• Assigned task:
Given the entries that follow, write out exactly the lines starting at the one containing "-176,6 +181,17 @@" and ending at the one containing "-44,6 +44,22 @@", both ends included, and only those.

Saved data entries:
- Opening Delimiter -

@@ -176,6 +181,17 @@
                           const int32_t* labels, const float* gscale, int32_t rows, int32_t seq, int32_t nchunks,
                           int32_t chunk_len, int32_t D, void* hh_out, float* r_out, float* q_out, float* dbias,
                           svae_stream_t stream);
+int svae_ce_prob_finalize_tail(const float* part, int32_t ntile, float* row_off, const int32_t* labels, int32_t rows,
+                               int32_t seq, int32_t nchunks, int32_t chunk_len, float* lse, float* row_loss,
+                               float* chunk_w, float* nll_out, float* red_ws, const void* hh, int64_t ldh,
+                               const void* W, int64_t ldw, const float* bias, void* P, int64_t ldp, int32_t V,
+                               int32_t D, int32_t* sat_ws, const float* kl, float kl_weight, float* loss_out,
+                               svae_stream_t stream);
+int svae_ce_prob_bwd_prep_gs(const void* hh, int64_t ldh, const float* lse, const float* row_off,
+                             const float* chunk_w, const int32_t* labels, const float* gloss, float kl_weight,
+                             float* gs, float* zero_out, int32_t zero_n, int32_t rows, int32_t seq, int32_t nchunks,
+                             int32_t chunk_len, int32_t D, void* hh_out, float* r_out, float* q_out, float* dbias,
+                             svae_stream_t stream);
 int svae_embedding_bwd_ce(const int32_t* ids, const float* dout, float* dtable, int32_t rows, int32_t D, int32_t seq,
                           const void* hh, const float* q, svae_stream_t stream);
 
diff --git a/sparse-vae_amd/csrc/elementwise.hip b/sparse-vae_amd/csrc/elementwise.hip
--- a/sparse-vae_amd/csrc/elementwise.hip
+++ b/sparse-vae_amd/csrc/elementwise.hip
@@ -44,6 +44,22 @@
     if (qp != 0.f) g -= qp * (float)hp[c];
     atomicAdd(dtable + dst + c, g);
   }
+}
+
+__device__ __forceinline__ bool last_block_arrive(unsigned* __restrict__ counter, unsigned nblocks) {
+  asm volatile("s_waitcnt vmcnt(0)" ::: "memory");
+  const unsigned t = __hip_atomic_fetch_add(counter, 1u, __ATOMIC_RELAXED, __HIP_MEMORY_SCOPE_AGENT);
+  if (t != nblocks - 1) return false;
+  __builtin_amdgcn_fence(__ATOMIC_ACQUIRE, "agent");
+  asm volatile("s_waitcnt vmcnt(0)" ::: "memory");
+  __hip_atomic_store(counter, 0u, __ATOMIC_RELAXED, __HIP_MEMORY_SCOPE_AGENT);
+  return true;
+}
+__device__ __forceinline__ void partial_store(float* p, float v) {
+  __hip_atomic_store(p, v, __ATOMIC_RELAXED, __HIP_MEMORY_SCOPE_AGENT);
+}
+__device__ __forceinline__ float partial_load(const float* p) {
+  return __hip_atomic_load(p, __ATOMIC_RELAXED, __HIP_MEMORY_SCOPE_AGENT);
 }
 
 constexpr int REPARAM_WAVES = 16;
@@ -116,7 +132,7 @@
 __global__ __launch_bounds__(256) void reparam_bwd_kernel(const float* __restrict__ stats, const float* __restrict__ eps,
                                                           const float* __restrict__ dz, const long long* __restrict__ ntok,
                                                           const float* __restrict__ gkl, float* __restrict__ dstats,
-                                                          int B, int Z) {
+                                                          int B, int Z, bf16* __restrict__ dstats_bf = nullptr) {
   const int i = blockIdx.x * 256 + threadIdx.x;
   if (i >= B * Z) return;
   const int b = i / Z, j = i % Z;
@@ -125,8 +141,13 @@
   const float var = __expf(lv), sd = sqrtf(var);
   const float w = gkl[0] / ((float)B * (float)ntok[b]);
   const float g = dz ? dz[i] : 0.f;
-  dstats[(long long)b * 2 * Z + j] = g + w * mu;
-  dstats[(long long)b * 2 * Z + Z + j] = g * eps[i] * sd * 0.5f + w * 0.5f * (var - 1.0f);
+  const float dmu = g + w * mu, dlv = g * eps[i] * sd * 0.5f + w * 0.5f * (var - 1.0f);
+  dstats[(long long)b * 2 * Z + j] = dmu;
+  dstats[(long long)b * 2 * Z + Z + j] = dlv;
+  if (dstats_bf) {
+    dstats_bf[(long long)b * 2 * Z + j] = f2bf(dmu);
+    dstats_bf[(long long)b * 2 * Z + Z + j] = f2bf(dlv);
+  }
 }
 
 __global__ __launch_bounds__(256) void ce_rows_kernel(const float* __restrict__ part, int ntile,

- Closing Delimiter -
- Opening Delimiter -

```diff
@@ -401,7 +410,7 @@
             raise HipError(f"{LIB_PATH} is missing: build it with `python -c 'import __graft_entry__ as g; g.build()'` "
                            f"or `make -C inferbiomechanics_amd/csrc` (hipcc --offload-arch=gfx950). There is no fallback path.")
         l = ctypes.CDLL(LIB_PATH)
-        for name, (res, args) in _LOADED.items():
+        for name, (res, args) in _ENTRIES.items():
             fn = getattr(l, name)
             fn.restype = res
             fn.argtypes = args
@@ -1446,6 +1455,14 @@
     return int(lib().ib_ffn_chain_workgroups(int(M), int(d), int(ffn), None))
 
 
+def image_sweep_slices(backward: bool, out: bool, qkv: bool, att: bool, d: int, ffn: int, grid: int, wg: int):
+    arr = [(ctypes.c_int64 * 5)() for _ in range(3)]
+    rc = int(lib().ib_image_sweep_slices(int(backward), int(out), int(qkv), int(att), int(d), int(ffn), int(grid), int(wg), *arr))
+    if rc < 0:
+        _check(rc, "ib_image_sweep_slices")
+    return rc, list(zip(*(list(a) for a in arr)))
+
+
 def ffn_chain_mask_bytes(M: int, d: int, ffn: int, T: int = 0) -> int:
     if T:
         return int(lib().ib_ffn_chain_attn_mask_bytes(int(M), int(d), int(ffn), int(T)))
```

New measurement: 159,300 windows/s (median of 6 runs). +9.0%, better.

- Closing Delimiter -
- Opening Delimiter -

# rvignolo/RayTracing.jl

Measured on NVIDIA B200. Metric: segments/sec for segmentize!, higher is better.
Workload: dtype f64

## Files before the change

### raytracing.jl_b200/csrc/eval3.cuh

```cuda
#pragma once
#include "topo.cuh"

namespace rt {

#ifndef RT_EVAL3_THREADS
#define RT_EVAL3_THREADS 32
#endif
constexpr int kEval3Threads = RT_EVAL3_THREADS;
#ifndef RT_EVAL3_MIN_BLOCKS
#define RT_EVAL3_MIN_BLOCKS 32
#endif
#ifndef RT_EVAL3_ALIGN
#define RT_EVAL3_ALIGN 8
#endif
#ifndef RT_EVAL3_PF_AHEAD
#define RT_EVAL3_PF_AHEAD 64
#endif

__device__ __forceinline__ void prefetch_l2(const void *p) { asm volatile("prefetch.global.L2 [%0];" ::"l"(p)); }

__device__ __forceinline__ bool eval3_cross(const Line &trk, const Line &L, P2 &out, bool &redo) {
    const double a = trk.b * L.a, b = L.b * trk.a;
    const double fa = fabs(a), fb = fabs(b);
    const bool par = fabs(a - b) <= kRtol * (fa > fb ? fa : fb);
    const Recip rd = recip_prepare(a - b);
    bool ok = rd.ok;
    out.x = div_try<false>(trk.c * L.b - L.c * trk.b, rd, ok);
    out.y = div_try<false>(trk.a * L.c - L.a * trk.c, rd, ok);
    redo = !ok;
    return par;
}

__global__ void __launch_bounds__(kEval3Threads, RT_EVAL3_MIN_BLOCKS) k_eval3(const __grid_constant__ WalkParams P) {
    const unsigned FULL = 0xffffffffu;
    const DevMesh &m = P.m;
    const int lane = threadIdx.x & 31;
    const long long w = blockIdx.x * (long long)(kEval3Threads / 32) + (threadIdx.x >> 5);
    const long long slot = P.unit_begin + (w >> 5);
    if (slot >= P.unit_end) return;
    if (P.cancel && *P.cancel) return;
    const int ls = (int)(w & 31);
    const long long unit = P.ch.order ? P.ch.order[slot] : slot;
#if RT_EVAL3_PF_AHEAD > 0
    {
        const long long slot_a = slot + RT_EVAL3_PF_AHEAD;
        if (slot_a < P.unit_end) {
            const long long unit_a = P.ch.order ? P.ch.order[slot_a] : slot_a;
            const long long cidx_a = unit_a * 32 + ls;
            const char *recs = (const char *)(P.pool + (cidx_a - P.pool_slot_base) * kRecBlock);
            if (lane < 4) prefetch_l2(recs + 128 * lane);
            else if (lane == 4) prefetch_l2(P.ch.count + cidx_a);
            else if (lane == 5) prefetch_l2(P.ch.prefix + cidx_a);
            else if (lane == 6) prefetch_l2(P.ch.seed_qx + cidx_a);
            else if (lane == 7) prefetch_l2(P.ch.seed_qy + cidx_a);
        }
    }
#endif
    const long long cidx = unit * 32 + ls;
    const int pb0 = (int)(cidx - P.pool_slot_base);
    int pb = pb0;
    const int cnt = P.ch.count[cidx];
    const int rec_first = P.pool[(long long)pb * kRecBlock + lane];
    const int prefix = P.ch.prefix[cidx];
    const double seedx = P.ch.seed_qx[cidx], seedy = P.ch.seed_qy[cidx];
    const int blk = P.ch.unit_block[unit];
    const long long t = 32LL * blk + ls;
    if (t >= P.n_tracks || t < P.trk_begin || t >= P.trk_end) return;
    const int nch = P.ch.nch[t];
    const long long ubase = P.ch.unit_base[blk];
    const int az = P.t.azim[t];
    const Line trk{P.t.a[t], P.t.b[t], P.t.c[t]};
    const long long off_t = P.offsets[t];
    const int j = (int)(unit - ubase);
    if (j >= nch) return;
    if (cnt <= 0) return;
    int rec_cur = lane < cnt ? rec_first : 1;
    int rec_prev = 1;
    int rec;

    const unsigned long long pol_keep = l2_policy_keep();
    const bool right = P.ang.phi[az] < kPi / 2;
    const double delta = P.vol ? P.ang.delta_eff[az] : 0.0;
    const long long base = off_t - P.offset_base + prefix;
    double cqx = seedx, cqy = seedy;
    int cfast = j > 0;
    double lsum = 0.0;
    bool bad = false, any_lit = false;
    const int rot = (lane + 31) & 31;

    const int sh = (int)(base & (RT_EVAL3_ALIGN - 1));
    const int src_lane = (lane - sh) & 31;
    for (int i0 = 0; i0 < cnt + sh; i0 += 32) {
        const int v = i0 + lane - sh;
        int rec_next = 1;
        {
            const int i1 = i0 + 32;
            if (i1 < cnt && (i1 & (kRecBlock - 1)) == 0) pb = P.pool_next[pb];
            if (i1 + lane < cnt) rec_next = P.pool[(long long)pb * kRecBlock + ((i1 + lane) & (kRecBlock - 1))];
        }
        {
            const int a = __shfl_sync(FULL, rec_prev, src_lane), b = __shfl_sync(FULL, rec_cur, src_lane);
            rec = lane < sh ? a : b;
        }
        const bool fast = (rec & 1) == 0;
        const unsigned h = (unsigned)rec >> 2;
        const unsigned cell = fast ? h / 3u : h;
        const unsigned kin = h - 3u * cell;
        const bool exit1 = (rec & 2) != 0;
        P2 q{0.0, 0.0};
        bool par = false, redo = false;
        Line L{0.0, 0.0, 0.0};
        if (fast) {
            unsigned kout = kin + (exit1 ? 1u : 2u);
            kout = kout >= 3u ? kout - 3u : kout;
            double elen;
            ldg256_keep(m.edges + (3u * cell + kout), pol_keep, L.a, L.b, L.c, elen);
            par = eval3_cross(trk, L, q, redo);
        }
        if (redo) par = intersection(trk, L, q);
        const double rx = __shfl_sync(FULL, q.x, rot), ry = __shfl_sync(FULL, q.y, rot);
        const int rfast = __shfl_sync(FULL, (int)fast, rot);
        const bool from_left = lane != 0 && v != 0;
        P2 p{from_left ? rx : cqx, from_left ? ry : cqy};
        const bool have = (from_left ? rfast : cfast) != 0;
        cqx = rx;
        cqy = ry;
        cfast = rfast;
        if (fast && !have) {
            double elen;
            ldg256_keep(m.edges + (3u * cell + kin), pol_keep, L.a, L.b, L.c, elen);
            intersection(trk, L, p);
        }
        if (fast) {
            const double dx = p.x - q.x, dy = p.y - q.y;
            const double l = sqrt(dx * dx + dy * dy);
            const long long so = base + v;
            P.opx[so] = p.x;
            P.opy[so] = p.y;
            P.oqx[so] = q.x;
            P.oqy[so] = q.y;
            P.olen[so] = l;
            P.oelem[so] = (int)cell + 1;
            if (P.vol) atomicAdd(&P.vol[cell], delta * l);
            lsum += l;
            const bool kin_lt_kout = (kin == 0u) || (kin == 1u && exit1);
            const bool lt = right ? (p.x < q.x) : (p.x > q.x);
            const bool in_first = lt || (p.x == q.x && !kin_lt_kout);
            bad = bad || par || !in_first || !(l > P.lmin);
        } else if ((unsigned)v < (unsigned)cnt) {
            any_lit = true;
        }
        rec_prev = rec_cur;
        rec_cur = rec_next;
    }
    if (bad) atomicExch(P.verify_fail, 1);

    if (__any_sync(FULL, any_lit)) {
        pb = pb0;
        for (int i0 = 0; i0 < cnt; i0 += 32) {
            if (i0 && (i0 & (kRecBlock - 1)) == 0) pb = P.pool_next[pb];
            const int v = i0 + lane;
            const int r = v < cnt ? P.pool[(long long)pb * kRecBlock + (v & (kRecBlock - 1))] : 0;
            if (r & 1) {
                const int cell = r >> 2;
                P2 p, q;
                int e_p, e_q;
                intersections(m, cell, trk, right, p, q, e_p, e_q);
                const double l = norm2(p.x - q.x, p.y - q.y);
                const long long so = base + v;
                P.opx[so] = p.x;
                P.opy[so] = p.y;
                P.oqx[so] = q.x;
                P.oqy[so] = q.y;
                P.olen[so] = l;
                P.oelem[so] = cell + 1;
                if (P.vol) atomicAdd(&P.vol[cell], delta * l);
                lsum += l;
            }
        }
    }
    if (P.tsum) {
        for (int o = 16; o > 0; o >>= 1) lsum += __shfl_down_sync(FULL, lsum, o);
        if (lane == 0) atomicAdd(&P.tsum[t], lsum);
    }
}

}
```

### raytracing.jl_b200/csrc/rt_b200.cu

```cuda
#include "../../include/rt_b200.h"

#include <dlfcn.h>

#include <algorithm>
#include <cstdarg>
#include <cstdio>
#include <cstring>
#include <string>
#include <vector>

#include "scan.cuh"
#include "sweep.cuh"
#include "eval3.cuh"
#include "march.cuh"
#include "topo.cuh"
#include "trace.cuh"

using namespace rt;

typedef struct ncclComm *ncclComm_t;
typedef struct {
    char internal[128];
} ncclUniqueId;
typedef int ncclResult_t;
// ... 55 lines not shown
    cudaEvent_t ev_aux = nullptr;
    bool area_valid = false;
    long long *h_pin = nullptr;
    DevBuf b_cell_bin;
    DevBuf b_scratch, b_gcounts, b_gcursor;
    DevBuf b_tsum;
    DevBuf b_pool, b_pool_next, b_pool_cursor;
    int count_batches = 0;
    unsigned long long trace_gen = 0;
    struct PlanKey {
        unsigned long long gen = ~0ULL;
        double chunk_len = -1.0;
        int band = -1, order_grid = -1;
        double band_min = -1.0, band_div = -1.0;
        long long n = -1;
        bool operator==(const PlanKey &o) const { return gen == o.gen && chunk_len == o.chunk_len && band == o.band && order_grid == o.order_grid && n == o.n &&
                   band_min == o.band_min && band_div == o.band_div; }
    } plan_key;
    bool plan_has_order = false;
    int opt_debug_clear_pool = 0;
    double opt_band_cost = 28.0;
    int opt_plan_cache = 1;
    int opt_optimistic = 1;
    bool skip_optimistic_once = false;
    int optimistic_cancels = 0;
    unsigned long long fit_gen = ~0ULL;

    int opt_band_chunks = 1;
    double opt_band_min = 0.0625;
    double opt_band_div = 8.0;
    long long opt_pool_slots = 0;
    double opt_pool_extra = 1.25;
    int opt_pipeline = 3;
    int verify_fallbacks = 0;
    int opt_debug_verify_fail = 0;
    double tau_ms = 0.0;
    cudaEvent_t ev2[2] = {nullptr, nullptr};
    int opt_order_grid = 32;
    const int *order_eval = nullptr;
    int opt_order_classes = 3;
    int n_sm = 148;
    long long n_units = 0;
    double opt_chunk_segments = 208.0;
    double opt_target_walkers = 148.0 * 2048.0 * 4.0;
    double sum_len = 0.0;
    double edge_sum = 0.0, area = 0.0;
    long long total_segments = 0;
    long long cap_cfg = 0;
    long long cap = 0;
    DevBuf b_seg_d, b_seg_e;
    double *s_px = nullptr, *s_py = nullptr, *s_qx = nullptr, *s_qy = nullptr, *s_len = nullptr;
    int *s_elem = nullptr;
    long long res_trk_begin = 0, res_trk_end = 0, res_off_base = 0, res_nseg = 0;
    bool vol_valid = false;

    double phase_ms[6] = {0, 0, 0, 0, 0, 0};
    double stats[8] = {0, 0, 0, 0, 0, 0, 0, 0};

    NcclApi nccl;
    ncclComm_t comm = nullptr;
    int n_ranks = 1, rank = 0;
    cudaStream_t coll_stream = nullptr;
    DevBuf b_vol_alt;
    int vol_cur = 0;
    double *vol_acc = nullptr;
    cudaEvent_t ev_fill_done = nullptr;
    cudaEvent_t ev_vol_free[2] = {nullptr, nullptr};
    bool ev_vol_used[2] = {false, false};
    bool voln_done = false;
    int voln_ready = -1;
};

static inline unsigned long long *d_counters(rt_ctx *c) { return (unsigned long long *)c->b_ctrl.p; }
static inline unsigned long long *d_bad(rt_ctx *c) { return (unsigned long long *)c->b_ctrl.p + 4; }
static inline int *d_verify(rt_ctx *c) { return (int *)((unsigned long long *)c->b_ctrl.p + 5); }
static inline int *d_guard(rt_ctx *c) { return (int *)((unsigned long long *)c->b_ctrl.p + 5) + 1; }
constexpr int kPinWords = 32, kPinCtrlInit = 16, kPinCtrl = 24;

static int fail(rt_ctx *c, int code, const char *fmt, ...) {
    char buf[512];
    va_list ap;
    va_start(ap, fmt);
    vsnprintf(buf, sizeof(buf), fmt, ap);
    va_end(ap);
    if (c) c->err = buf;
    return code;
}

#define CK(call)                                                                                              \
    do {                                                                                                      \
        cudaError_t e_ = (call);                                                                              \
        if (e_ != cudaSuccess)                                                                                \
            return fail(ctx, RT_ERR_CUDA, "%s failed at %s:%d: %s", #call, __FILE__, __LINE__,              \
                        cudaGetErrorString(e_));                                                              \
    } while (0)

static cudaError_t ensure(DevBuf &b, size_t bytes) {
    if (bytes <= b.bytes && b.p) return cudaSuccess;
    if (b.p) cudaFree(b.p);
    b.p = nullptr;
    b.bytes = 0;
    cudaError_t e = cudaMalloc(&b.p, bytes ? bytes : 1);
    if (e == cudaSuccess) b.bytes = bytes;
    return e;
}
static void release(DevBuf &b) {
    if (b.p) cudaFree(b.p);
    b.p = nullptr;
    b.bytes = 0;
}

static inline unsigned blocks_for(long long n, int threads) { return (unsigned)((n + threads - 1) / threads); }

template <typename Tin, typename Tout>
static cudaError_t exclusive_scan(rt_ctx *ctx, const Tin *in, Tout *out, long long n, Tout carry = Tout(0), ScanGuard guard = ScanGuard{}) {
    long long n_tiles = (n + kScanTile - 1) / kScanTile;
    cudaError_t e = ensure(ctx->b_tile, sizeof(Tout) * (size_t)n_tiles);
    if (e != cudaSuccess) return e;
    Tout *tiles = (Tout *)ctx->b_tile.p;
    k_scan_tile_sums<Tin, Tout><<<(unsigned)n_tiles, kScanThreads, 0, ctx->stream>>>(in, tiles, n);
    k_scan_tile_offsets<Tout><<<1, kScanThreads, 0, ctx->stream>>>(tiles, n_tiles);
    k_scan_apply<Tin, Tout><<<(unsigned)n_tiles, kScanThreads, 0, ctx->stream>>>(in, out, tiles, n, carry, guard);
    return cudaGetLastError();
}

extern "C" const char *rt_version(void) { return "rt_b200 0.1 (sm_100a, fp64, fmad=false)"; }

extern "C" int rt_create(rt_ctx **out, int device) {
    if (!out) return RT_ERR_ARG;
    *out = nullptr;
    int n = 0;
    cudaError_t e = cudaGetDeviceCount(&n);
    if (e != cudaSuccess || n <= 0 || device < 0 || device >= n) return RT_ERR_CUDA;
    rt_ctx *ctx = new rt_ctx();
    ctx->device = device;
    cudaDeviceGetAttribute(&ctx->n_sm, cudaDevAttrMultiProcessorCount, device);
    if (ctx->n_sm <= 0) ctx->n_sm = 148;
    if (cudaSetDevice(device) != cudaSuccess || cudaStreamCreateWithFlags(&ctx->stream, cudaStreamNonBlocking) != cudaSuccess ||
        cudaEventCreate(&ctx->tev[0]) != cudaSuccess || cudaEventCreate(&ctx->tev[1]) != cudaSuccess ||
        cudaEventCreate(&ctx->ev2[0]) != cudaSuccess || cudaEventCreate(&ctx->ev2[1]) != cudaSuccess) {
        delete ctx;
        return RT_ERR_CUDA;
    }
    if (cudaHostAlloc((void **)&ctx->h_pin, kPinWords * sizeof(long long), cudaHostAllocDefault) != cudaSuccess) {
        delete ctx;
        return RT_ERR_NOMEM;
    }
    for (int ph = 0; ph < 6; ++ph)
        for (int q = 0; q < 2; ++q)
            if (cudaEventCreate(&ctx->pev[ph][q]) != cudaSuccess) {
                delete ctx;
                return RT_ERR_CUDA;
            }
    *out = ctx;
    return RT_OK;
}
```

- Closing Delimiter -

• Response area:
@@ -176,6 +181,17 @@
                           const int32_t* labels, const float* gscale, int32_t rows, int32_t seq, int32_t nchunks,
                           int32_t chunk_len, int32_t D, void* hh_out, float* r_out, float* q_out, float* dbias,
                           svae_stream_t stream);
+int svae_ce_prob_finalize_tail(const float* part, int32_t ntile, float* row_off, const int32_t* labels, int32_t rows,
+                               int32_t seq, int32_t nchunks, int32_t chunk_len, float* lse, float* row_loss,
+                               float* chunk_w, float* nll_out, float* red_ws, const void* hh, int64_t ldh,
+                               const void* W, int64_t ldw, const float* bias, void* P, int64_t ldp, int32_t V,
+                               int32_t D, int32_t* sat_ws, const float* kl, float kl_weight, float* loss_out,
+                               svae_stream_t stream);
+int svae_ce_prob_bwd_prep_gs(const void* hh, int64_t ldh, const float* lse, const float* row_off,
+                             const float* chunk_w, const int32_t* labels, const float* gloss, float kl_weight,
+                             float* gs, float* zero_out, int32_t zero_n, int32_t rows, int32_t seq, int32_t nchunks,
+                             int32_t chunk_len, int32_t D, void* hh_out, float* r_out, float* q_out, float* dbias,
+                             svae_stream_t stream);
 int svae_embedding_bwd_ce(const int32_t* ids, const float* dout, float* dtable, int32_t rows, int32_t D, int32_t seq,
                           const void* hh, const float* q, svae_stream_t stream);
 
diff --git a/sparse-vae_amd/csrc/elementwise.hip b/sparse-vae_amd/csrc/elementwise.hip
--- a/sparse-vae_amd/csrc/elementwise.hip
+++ b/sparse-vae_amd/csrc/elementwise.hip
@@ -44,6 +44,22 @@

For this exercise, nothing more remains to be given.